Are there inconsistencies in the AGI questions on Metaculus? Within the forecast timeline, with other questions, with the resolution criteria? Yes, there are plenty! Metaculus is full of glaring inconsistencies. The median on one question will contradict the median on another. An AI question with stronger operationalization will have a lower median than a question with weaker operationalization. The current median says there is a four percent chance that AGI was already developed. The resolution criteria on a question will say it can’t resolve at the upper bound and the median will have 14% for it resolving at the upper bound anyway.

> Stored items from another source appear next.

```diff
+        if constexpr (LOOP == 2) {
+            st_t0 = wg_stamp();
+            st_t = wg_stamp();
+            st_cal = st_t - st_t0;
+            st_t0 = st_t;
+        }
+#endif
+#pragma unroll 1
+        for (int s = s_begin; s < s_end; ++s) {
+            const int buf = (s - s_begin) & 1;
+            issue_x(s + G::LA, G::LA == 1 ? g1 : wg_group_next(g1, R, HP));
+            if (s + 1 < s_end) issue_dy(g1, buf ^ 1);
+            g1 = wg_group_next(g1, R, HP);
+            const int sb = (((R * s + trow - 1) % NRING) + NRING) % NRING;
+#ifdef DMC_MEASURE
+            if constexpr (LOOP == 2) { const unsigned long long t = wg_stamp(); st_issue += t - st_t; st_t = t; }
+#endif
+#pragma unroll
+            for (int kb = 0; kb < NKB; ++kb) {
+                int dyo[2], xo[2];
+#pragma unroll
+                for (int u = 0; u < 2; ++u) {
+                    dyo[u] = dyoff[kb][u] + buf * G::DYBYTES;
+                    int slot = sb + rr[kb][u];
+                    slot = slot >= NRING ? slot - NRING : slot;
+                    xo[u] = xcol[kb][u] + slot * PW * 32;
+                }
+                u32x4 A[3], B[3][3];
+#pragma unroll
+                for (int sl = 0; sl < 3; ++sl) {
+                    A[sl] = tr_read2(LB + dyo[0] + sl * 4 * DYPL * 32, LB + dyo[1] + sl * 4 * DYPL * 32);
+#pragma unroll
+                    for (int t = 0; t < 3; ++t)
+                        B[t][sl] = tr_read2(LB + xo[0] + (sl * 4 * XPL + t) * 32, LB + xo[1] + (sl * 4 * XPL + t) * 32);
+                }
+#ifdef DMC_MEASURE
+                if constexpr (LOOP == 2) {
+                    unsigned long long t = wg_stamp();
+                    st_read += t - st_t; st_t = t;
+                    t = wg_stamp();
+                    st_wait += t - st_t; st_t = t;
+                }
+#endif
+#pragma unroll
+                for (int t = 0; t < 3; ++t) mfma6(acc[t], A, B[t]);
+#ifdef DMC_MEASURE
+                if constexpr (LOOP == 2) { const unsigned long long t = wg_stamp(); st_mfma += t - st_t; st_t = t; }
+#endif
             }
-            u32x4 A[3], B[3][3];
-#pragma unroll
-            for (int sl = 0; sl < 3; ++sl) {
-                A[sl] = tr_read2(LB + dyo[0] + sl * 4 * DYPL * 32, LB + dyo[1] + sl * 4 * DYPL * 32);
-#pragma unroll
-                for (int t = 0; t < 3; ++t)
-                    B[t][sl] = tr_read2(LB + xo[0] + (sl * 4 * XPL + t) * 32, LB + xo[1] + (sl * 4 * XPL + t) * 32);
+            asm volatile("s_waitcnt vmcnt(0) lgkmcnt(0)" ::: "memory");
+            __builtin_amdgcn_s_barrier();
+#ifdef DMC_MEASURE
+            if constexpr (LOOP == 2) { const unsigned long long t = wg_stamp(); st_drain += t - st_t; st_t = t; }
+#endif
+        }
+#ifdef DMC_MEASURE
+        if constexpr (LOOP == 2) {
+            if (lane == 0 && a.stamps != nullptr) {
+                unsigned long long* o = a.stamps + ((size_t)(blockIdx.y * gridDim.x + blockIdx.x) * 12 + wave) * 8;
+                o[0] = st_issue; o[1] = st_read; o[2] = st_wait; o[3] = st_mfma; o[4] = st_drain; o[5] = st_t - st_t0;
+                o[6] = st_cal; o[7] = (unsigned long long)(s_end - s_begin);
             }
-#pragma unroll
-            for (int t = 0; t < 3; ++t) {
-                acc[t] = mfma_bf16(A[0], B[t][2], acc[t]);
-                acc[t] = mfma_bf16(A[2], B[t][0], acc[t]);
-                acc[t] = mfma_bf16(A[1], B[t][1], acc[t]);
-                acc[t] = mfma_bf16(A[0], B[t][1], acc[t]);
-                acc[t] = mfma_bf16(A[1], B[t][0], acc[t]);
-                acc[t] = mfma_bf16(A[0], B[t][0], acc[t]);
-            }
-        }
-        asm volatile("s_waitcnt vmcnt(0) lgkmcnt(0)" ::: "memory");
-        __builtin_amdgcn_s_barrier();
+        }
+#endif
     }
     float* out = a.part + (size_t)blockIdx.y * a.Cout * 9 * a.Cin;
     const int ci = tci * 64 + 32 * wj + l31;
@@ -817,15 +938,27 @@
     return true;
 }
 
-template <int W_, int R>
-int launch_x3s_wgrad(const X3WgPlan& p, X3WgArgs a, float* dw, hipStream_t s) {
+template <int W_, int R, int LOOP>
+int launch_x3s_wgrad_loop(const X3WgPlan& p, const X3WgArgs& a, hipStream_t s) {
     using G = WgGeom<W_, R>;
     static_assert(G::LDS <= 160 * 1024, "weight-gradient tiles exceed the LDS");
     static LdsLimit lim_attr;
-    const hipError_t attr = lim_attr.raise(reinterpret_cast<const void*>(&x3s_wgrad_kernel<W_, R>), G::LDS);
+    const hipError_t attr = lim_attr.raise(reinterpret_cast<const void*>(&x3s_wgrad_kernel<W_, R, LOOP>), G::LDS);
     if (attr != hipSuccess) return fail(DMC_E_LAUNCH, "x3s_wgrad: cannot raise the dynamic LDS limit: %s", hipGetErrorString(attr));
-    x3s_wgrad_kernel<W_, R><<<dim3(p.tiles, p.groups), 768, G::LDS, s>>>(a);
-    int rc = check_launch("x3s_wgrad");
+    x3s_wgrad_kernel<W_, R, LOOP><<<dim3(p.tiles, p.groups), 768, G::LDS, s>>>(a);
+    return check_launch("x3s_wgrad");
+}
+
+template <int W_, int R>
+int launch_x3s_wgrad(const X3WgPlan& p, X3WgArgs a, float* dw, hipStream_t s) {
+    int rc;
+#ifdef DMC_MEASURE
+    a.stamps = (option(OPT_CONV_ABLATE) & 2048) && p.groups > 1
+                   ? reinterpret_cast<unsigned long long*>(a.part + (size_t)p.groups * a.Cout * 9 * a.Cin) : nullptr;
+    if (a.stamps) rc = launch_x3s_wgrad_loop<W_, R, 2>(p, a, s);
+    else
+#endif
+    rc = option(OPT_CONV_CFG) == X3S_WG_CFG_PARENT_LOOP ? launch_x3s_wgrad_loop<W_, R, 1>(p, a, s) : launch_x3s_wgrad_loop<W_, R, 0>(p, a, s);
     if (rc || p.groups == 1) return rc;
     const long numel = (long)a.Cout * 9 * a.Cin;
     const long blocks = (numel + 63) / 64;
diff --git a/dmc-net_amd/csrc/x3s_common.h b/dmc-net_amd/csrc/x3s_common.h
--- a/dmc-net_amd/csrc/x3s_common.h
+++ b/dmc-net_amd/csrc/x3s_common.h
@@ -34,5 +34,46 @@
     return t < img_bytes ? t : OOB;
 }
 
+template <int NKB, bool MORE, class RA, class RB, class BD, class TL, class SK>
+__device__ __forceinline__ void wg_step_pipelined(f32x16 (&acc)[3], u32x4 (&A0)[2], u32x4& A1, u32x4& A2, u32x4 (&B0)[2], u32x4& B1,
+                                                  u32x4& B2, RA read_a, RB read_b, BD boundary, TL tail, SK skip) {
+    static_assert(NKB % 2 == 0, "A0 / B0 alternate with period 2 and a step must end on the registers it began with");
+#pragma unroll
+    for (int kb = 0; kb < NKB; ++kb) {
+        const bool zero = skip(kb);
+#pragma unroll
+        for (int t = 0; t < 3; ++t) {
+            const int i = 3 * kb + t;
+            const bool last = kb == NKB - 1 && t == 2;
+            const bool next = !last || MORE;
+            const int nkb = last ? 0 : (t == 2 ? kb + 1 : kb), nt = t == 2 ? 0 : t + 1;
+            const bool na = next && t == 2;
+            f32x16& c = acc[t];
+            if (last && MORE) boundary();
+            if (next) B0[(i + 1) & 1] = read_b(nkb, nt, 0);
+            if (na) A0[nkb & 1] = read_a(nkb, 0);
+            __builtin_amdgcn_sched_barrier(0);
+            if (!zero) c = mfma_bf16(A0[kb & 1], B2, c);
+            if (next) B2 = read_b(nkb, nt, 2);
+            __builtin_amdgcn_sched_barrier(0);
+            if (!zero) c = mfma_bf16(A2, B0[i & 1], c);
+            if (na) A2 = read_a(nkb, 2);
+            __builtin_amdgcn_sched_barrier(0);
+            if (!zero) {
+                c = mfma_bf16(A1, B1, c);
+                c = mfma_bf16(A0[kb & 1], B1, c);
+            }
+            if (next) B1 = read_b(nkb, nt, 1);
+            __builtin_amdgcn_sched_barrier(0);
+            if (!zero) c = mfma_bf16(A1, B0[i & 1], c);
+            if (na) A1 = read_a(nkb, 1);
+            __builtin_amdgcn_sched_barrier(0);
+            if (!zero) c = mfma_bf16(A0[kb & 1], B0[i & 1], c);
+            tail(kb, t);
+            __builtin_amdgcn_sched_barrier(0);
+        }
+    }
+}
+
 }
 }
```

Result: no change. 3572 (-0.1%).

It’s commendable to notice these inconsistencies and right to downgrade your opinion of Metaculus because of them. But it’s wrong to conclude (even with weak confidence), because you can observe such glaring inconsistencies frequently, and predict in advance that specific ones will happen, including changes over time in the median that are predictable even in expected value after accounting for skew, that you are a better forecaster on even just AGI questions (and the implicit claim of being “a slightly better Bayesian” actually seems far stronger and more general than that) than most of the Metaculites forecasting on these questions.

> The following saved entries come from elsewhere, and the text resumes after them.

template <typename T, int EPI, int ACT, bool HAS_BIAS, bool LN = false, bool SPLIT = false, bool FIN = false, bool CONV = false>
__device__ __forceinline__ void epilogue_lds_impl(const GemmParams& p, f32x4 (&acc)[8][4], char* wl0, char* wl1, int m0, int n0, int wm,
                                                  int wn, int lane, int g, const float2* lnp = nullptr) {
  using V4 = typename Lp<T>::V4;
  using V8 = typename Lp<T>::V8;
  const int fr = lane & 15, fg = lane >> 4;
  const float* bias = HAS_BIAS ? p.bias + (long long)g * p.strideBias_g : nullptr;
  const int nw = n0 + wn * 64;
  const int mw = m0 + wm * 128;
  int img0 = 0, tok0 = 0;
  if (EPI == MK_EPI_QKV) {
    img0 = mw / p.ntok;
    tok0 = mw - img0 * p.ntok;
  }
  auto img_tok = [&](int r, int& img, int& tok) {
    if (p.ntok >= 128) {
      const int t = tok0 + r;
      const bool wrap = t >= p.ntok;
      img = img0 + (wrap ? 1 : 0);
      tok = wrap ? t - p.ntok : t;
    } else {
      const int m = mw + r;
      img = m / p.ntok;
      tok = m - img * p.ntok;
    }
  };
  f32x4 bv[4], cs[4];
#pragma unroll
  for (int ni = 0; ni < 4; ++ni) {
    const int n = nw + fg * 4 + ni * 16;
    bv[ni] = (HAS_BIAS && n < p.N) ? *(const f32x4*)(bias + n) : f32x4{0.f, 0.f, 0.f, 0.f};
    cs[ni] = (LN && n < p.N) ? *(const f32x4*)(p.ln_colsum + n) : f32x4{0.f, 0.f, 0.f, 0.f};
  }
  float2 prm[8];
#pragma unroll
  for (int mi = 0; mi < 8; ++mi) prm[mi] = LN ? lnp[wm * 128 + mi * 16 + fr] : make_float2(1.f, 0.f);
  const bool lp_out = EPI == MK_EPI_QKV || (EPI == MK_EPI_STORE && !p.out_f32 && !p.out_lo);
  if (lp_out) {
    int which = 0, head = 0;
    if (EPI == MK_EPI_QKV) {
      const int D = p.heads * 64;
      which = nw / D;
      head = (nw - which * D) >> 6;
      if (which == 2) {
#pragma unroll
        for (int mi = 0; mi < 8; ++mi) {
          const int m = mw + mi * 16 + fr;
          if (m >= p.M) continue;
          int img, tok;
          img_tok(mi * 16 + fr, img, tok);
          const long long hb = (long long)img * p.heads + head;
#pragma unroll
          for (int ni = 0; ni < 4; ++ni) {
            const f32x4 v = LN ? acc[mi][ni] * prm[mi].x + (cs[ni] * prm[mi].y + bv[ni]) : acc[mi][ni] + bv[ni];
            T* dst = (T*)p.vt + (hb * 64 + ni * 16 + fg * 4) * p.ntok_pad + vperm(tok);
#pragma unroll
            for (int e = 0; e < 4; ++e) dst[(long long)e * p.ntok_pad] = to_lp<T>(v[e]);
          }
        }
        return;
      }
    }
    const int rr = lane >> 3, c = lane & 7;
    const int n = nw + c * 8;
    const bool bord = CONV && p.bord_out;
    BorderedRow bw;
    if (bord) bw.init(mw + rr, p.H, p.Wd);
#pragma unroll
    for (int h = 0; h < 2; ++h) {
#pragma unroll
      for (int mq = 0; mq < 4; ++mq) {
        const int mi = h * 4 + mq;
        const int r = mi * 16 + fr;
        char* wrow = (mq < 2 ? wl0 : wl1) + ((mq & 1) * 16 + fr) * 128;
        const long long rrow = (CONV && p.resid_lp) ? bordered_row(min(mw + r, p.M - 1), p.H, p.Wd) : 0;
#pragma unroll
        for (int ni = 0; ni < 4; ++ni) {
          f32x4 v = acc[mi][ni];
          if (LN) v = v * prm[mi].x + (cs[ni] * prm[mi].y + bv[ni]);
          else if (HAS_BIAS) v += bv[ni];
          if (EPI == MK_EPI_QKV) {
            if (which == 0) { const float qs = p.qscale; _Pragma("unroll") for (int e = 0; e < 4; ++e) v[e] *= qs; }
          } else {
            if (CONV && p.resid_lp) {
              const int m = mw + r, n2 = nw + fg * 4 + ni * 16;
              if (m < p.M && n2 < p.N) {
                const V4 rs = *(const V4*)((const T*)p.resid_lp + (long long)g * p.strideResid_g + rrow * p.ldc + n2);
#pragma unroll
                for (int e = 0; e < 4; ++e) v[e] += (float)rs[e];
              }
            }
            if (ACT == MK_ACT_RELU) {
#pragma unroll
              for (int e = 0; e < 4; ++e) v[e] = fmaxf(v[e], 0.f);
            } else if (ACT == MK_ACT_GELU) {
              v = gelu_erf4(v);
            }
          }
          V4 o;
#pragma unroll
          for (int e = 0; e < 4; ++e) o[e] = to_lp<T>(v[e]);
          const int cc = ni * 2 + (fg >> 1);
          *(V4*)(wrow + ((cc ^ (fr & 7)) << 4) + (fg & 1) * 8) = o;
        }
      }
#pragma unroll
      for (int i8 = 0; i8 < 8; ++i8) {
        const int it = h * 8 + i8;
        const int r = it * 8 + rr;
        const int m = mw + r;
        const V8 val = *(const V8*)((i8 < 4 ? wl0 : wl1) + ((i8 & 3) * 8 + rr) * 128 + ((c ^ (rr & 7)) << 4));
        const int extra = bord ? bw.extra : 0;
        if (bord) bw.step(8, p.H, p.Wd);
        if (m >= p.M || n >= p.N) continue;
        T* dst;
        if (EPI == MK_EPI_QKV) {
          int img, tok;
          img_tok(r, img, tok);
          dst = (T*)(which == 0 ? p.q : p.k) + (((long long)img * p.heads + head) * p.ntok_pad + tok) * 64 + c * 8;
        } else {
          dst = (T*)p.out_lp + (long long)g * p.strideOut_g + ((long long)m + extra) * p.ldc + n;
        }
        if (n + 8 <= p.N) {
          *(V8*)dst = val;
        } else {
          V4 lo;
#pragma unroll
          for (int e = 0; e < 4; ++e) lo[e] = val[e];
          *(V4*)dst = lo;
        }
      }
    }
  } else {
    const int rr = lane >> 4, c = lane & 15;
    const int n = nw + c * 4;
    f32x4 gm = f32x4{0.f, 0.f, 0.f, 0.f};
    if (EPI == MK_EPI_LS_RESIDUAL && n < p.N) gm = *(const f32x4*)(p.gamma + n);
    f32x4 bvd = f32x4{0.f, 0.f, 0.f, 0.f};
    if (SPLIT && HAS_BIAS && n < p.N) bvd = *(const f32x4*)(bias + n);
    f32x4 xr[2][SPLIT ? 1 : 16];
    uint2 xh[2][SPLIT ? 16 : 1], xl[2][SPLIT ? 16 : 1];
    const unsigned lane_off = (unsigned)rr * (unsigned)p.ldxs + (unsigned)n;
    unsigned lane_off_st = lane_off;
    asm volatile("" : "+v"(lane_off_st));
    auto plane_row = [&](void* plane, int half, int it) -> T* {
      return (T*)plane + (long long)(mw + half * 64 + it * 4) * p.ldxs;
    };
    __amdgpu_buffer_rsrc_t rs_h, rs_l;
    unsigned voff_b = 0;
    if constexpr (SPLIT && EPI == MK_EPI_LS_RESIDUAL && sizeof(T) == 2) {
      rs_h = __builtin_amdgcn_make_buffer_rsrc(p.xh, 0, 0x7fffffff, 0x00020000);
      rs_l = __builtin_amdgcn_make_buffer_rsrc(p.xl, 0, 0x7fffffff, 0x00020000);
      voff_b = lane_off * 2u;
    }
    auto soff_b = [&](int half, int it) -> unsigned {
      return (unsigned)(mw + half * 64 + it * 4) * (unsigned)p.ldxs * 2u;
    };
    typedef unsigned u32x2_t __attribute__((ext_vector_type(2)));
    auto preload = [&](int half, int it0 = 0, int it1 = 16) {
      if (EPI != MK_EPI_LS_RESIDUAL) return;
#pragma unroll
      for (int it = 0; it < 16; ++it) {
        if (it < it0 || it >= it1) continue;
        const int m = mw + half * 64 + it * 4 + rr;
        const bool ok = SPLIT || (m < p.M && n < p.N);
        if constexpr (SPLIT && EPI == MK_EPI_LS_RESIDUAL && sizeof(T) == 2) {
          const u32x2_t a = __builtin_amdgcn_raw_buffer_load_b64(rs_h, voff_b, soff_b(half, it), 0);
          const u32x2_t b = __builtin_amdgcn_raw_buffer_load_b64(rs_l, voff_b, soff_b(half, it), 0);
          xh[half][it] = uint2{a[0], a[1]};
          xl[half][it] = uint2{b[0], b[1]};
        } else if (SPLIT) {
          xh[half][it] = ok ? *(const uint2*)(plane_row(p.xh, half, it) + lane_off) : uint2{0u, 0u};
          xl[half][it] = ok ? *(const uint2*)(plane_row(p.xl, half, it) + lane_off) : uint2{0u, 0u};
        } else {
          xr[half][it] = ok ? *(const f32x4*)(p.out_f32 + (long long)m * p.ldc + n) : f32x4{0.f, 0.f, 0.f, 0.f};
        }
      }
    };
    auto stageq = [&](int half, int sub) {
#pragma unroll
      for (int m2 = 0; m2 < 2; ++m2) {
        const int mi = sub * 2 + m2;
        const int r = mi * 16 + fr;
        char* wrow = (m2 == 0 ? wl0 : wl1) + fr * 256;
        const long long rrow = (CONV && p.resid_lp) ? bordered_row(min(mw + half * 64 + r, p.M - 1), p.H, p.Wd) : 0;
#pragma unroll
        for (int ni = 0; ni < 4; ++ni) {
          f32x4 v = acc[half * 4 + mi][ni];
          if (EPI == MK_EPI_STORE && p.npass > 1) {
            const float sc = p.acc_scale;
#pragma unroll
            for (int e = 0; e < 4; ++e) v[e] *= sc;
          }
          if (HAS_BIAS && !SPLIT) v += bv[ni];
          if (EPI == MK_EPI_STORE) {
            if (CONV && p.resid_lp) {
              const int m = mw + half * 64 + r, nn = nw + fg * 4 + ni * 16;
              if (m < p.M && nn < p.N) {
                const V4 rs = *(const V4*)((const T*)p.resid_lp + (long long)g * p.strideResid_g + rrow * p.ldc + nn);
#pragma unroll
                for (int e = 0; e < 4; ++e) v[e] += (float)rs[e];
              }
            }
            if (ACT == MK_ACT_RELU) {
#pragma unroll
              for (int e = 0; e < 4; ++e) v[e] = fmaxf(v[e], 0.f);
            } else if (ACT == MK_ACT_GELU) {
              v = gelu_erf4(v);
            }
          }
          const int cw = ni * 4 + fg;
          *(f32x4*)(wrow + ((cw ^ fr) << 4)) = v;
        }
      }
    };
    constexpr bool fin = FIN;
    auto emit_row = [&](long long xrow, T* dh, T* dl, f32x4 x, bool ok, unsigned soff = 0xffffffffu) {
      float ssum = 0.f, qsum = 0.f;
      if (ok) {
        const uint2 oh = pack4<T>(x);
        const uint2 ol = pack4<T>(x - unpack4<T>(oh));
        quad_stats(x, ssum, qsum);
        if constexpr (SPLIT && EPI == MK_EPI_LS_RESIDUAL && sizeof(T) == 2) {
          __builtin_amdgcn_raw_buffer_store_b64(u32x2_t{oh.x, oh.y}, rs_h, voff_b, soff, 0);
          __builtin_amdgcn_raw_buffer_store_b64(u32x2_t{ol.x, ol.y}, rs_l, voff_b, soff, 0);
        } else {
          *(uint2*)dh = oh;
          *(uint2*)dl = ol;
        }
      }
      ssum = row16_sum(ssum);
      qsum = row16_sum(qsum);
      if (ok && c == 0) ((float2*)p.stats_out)[xrow * p.nslot_out + (nw >> 6)] = make_float2(ssum, qsum);
    };
    auto drain = [&](int half, int it0 = 0, int it1 = 16) {
      const bool bordf = CONV && p.bord_out;
      BorderedRow bwf;
      if (bordf) bwf.init(mw + half * 64 + it0 * 4 + rr, p.H, p.Wd);
#pragma unroll
      for (int it = 0; it < 16; ++it) {
        if (it < it0 || it >= it1) continue;
        const int r = it * 4 + rr;
        const int m = mw + half * 64 + r;
        const int extraf = bordf ? bwf.extra : 0;
        if (bordf) bwf.step(4, p.H, p.Wd);
        f32x4 val = *(const f32x4*)(((it & 4) ? wl1 : wl0) + ((it & 3) * 4 + rr) * 256 + ((c ^ ((it & 3) * 4 + rr)) << 4));
        if (SPLIT) val += bvd;
        const bool ok = SPLIT || (m < p.M && n < p.N);
        if (!ok) continue;
        if (EPI == MK_EPI_LS_RESIDUAL) {
          f32x4 x;
          if (SPLIT) {
            x = unpack4<T>(xh[half][it]) + unpack4<T>(xl[half][it]);
          } else {
            x = xr[half][it];
          }
          x += gm * val;
          if (SPLIT) x -= ((const float*)lnp)[wm * 128 + half * 64 + r];
          if (!SPLIT || fin) {
            if (ok) *(f32x4*)(p.out_f32 + (long long)m * p.ldc + n) = x;
          } else {
            if constexpr (sizeof(T) == 2) emit_row(m, nullptr, nullptr, x, ok, soff_b(half, it));
            else emit_row(m, plane_row(p.xh, half, it) + lane_off_st, plane_row(p.xl, half, it) + lane_off_st, x, ok);
          }
        } else if (EPI == MK_EPI_PATCH) {
          const int mc = ok ? m : 0;
          const int img = mc / p.npatch, tok = mc - img * p.npatch;
          const long long xrow = (long long)img * (p.npatch + 1) + 1 + tok;
          f32x4 x = val;
          if (ok) x += *(const f32x4*)(p.pos + (long long)(1 + tok) * p.N + n);
          if (SPLIT) emit_row(xrow, (T*)p.xh + xrow * p.ldxs + n, (T*)p.xl + xrow * p.ldxs + n, x, ok);
          else if (ok) *(f32x4*)(p.out_f32 + xrow * p.ldc + n) = x;
        } else if (EPI == MK_EPI_STORE && p.out_lo) {
          const float ps = p.plane_scale;
          f16x4 oh, ol;
#pragma unroll
          for (int e = 0; e < 4; ++e) {
            const float sv = sat16(val[e] * ps, p.sat_flag);
            oh[e] = (_Float16)sv;
            ol[e] = (_Float16)(sv - (float)oh[e]);
          }
          const long long o = (long long)g * p.strideOut_g + ((long long)m + extraf) * p.ldc + n;
          *(f16x4*)((_Float16*)p.out_lp + o) = oh;
          *(f16x4*)((_Float16*)p.out_lo + o) = ol;
        } else {
          *(f32x4*)(p.out_f32 + (long long)g * p.strideOut_g + ((long long)m + extraf) * p.ldc + n) = val;
        }
      }
    };
    if (SPLIT && !FIN && EPI == MK_EPI_LS_RESIDUAL) {
      preload(0, 0, 16);
      stageq(0, 0);
      drain(0, 0, 8);
      preload(1, 0, 8);
      stageq(0, 1);
      drain(0, 8, 16);
      preload(1, 8, 16);
      stageq(1, 0);
      drain(1, 0, 8);
      stageq(1, 1);
      drain(1, 8, 16);
    } else {
      preload(0);
      stageq(0, 0);
      drain(0, 0, 8);
      stageq(0, 1);
      preload(1);
      drain(0, 8, 16);
      stageq(1, 0);
      drain(1, 0, 8);
      stageq(1, 1);
      drain(1, 8, 16);
    }
  }
}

Why? Because Metaculites know there are glaring inconsistencies everywhere, they identify them often, they know that there are more, and they can find them, and fix most of them, easily. It’s not that you’re a better forecaster, just that you have unreasonable expectations of a community of forecasters who are almost all effectively unpaid volunteers.
It’s not surprising that the Metaculus median will change over time in specific and predictable ways that are inconsistent with good Bayesianism. That doesn’t mean they’re that bad: let us see you do better, after all. It’s because people’s energy and interest are scarce. The questions in tournaments with money prizes get more engagement, as do questions about things that are currently in the news. There are still glaring inconsistencies in these questions, because it’s still not enough engagement to fix them all. (Also because the tools are expensive in time to use for making and checking your distributions.)
There are only 601 forecasters who have more than 1000 points on Metaculus: that means only 601 forecasters who have done even a pretty basic amount of forecasting. One of the two forecasters with exactly 1000 points has made predictions on only six questions, for example. You can do that in less than one hour, so it’s really not a lot.
If 601 sounds like a lot, there are thousands of questions on the site, each one with a wall of text describing the background and the resolution criteria. Predictions need updated constantly! The most active predictors on the site burn out because it takes so much time.
It’s not reasonable to expect not to see inconsistencies, predictable changes in the median, and so on. It’s not that they’re bad forecasters. Of course you can do better on one or a few specific questions, but that doesn’t mean much. If you want even just a small but worthwhile amount of evidence, from correct advance predictions, that you are a better forecaster than other Metaculites, you need, for example, to go and win a tournament. One of the tournaments with money prizes that many people are participating in.
Evaluating forecasting track records in practice is hard and very dependent on the scoring rule you use (rankings for PredictionBook vary a lot with your methodology for evaluating relative performance, for example). You need a lot of data, and high quality, to get significant evidence. If you have low-quality data, and only a little, you just aren’t going to get a useful amount of evidence.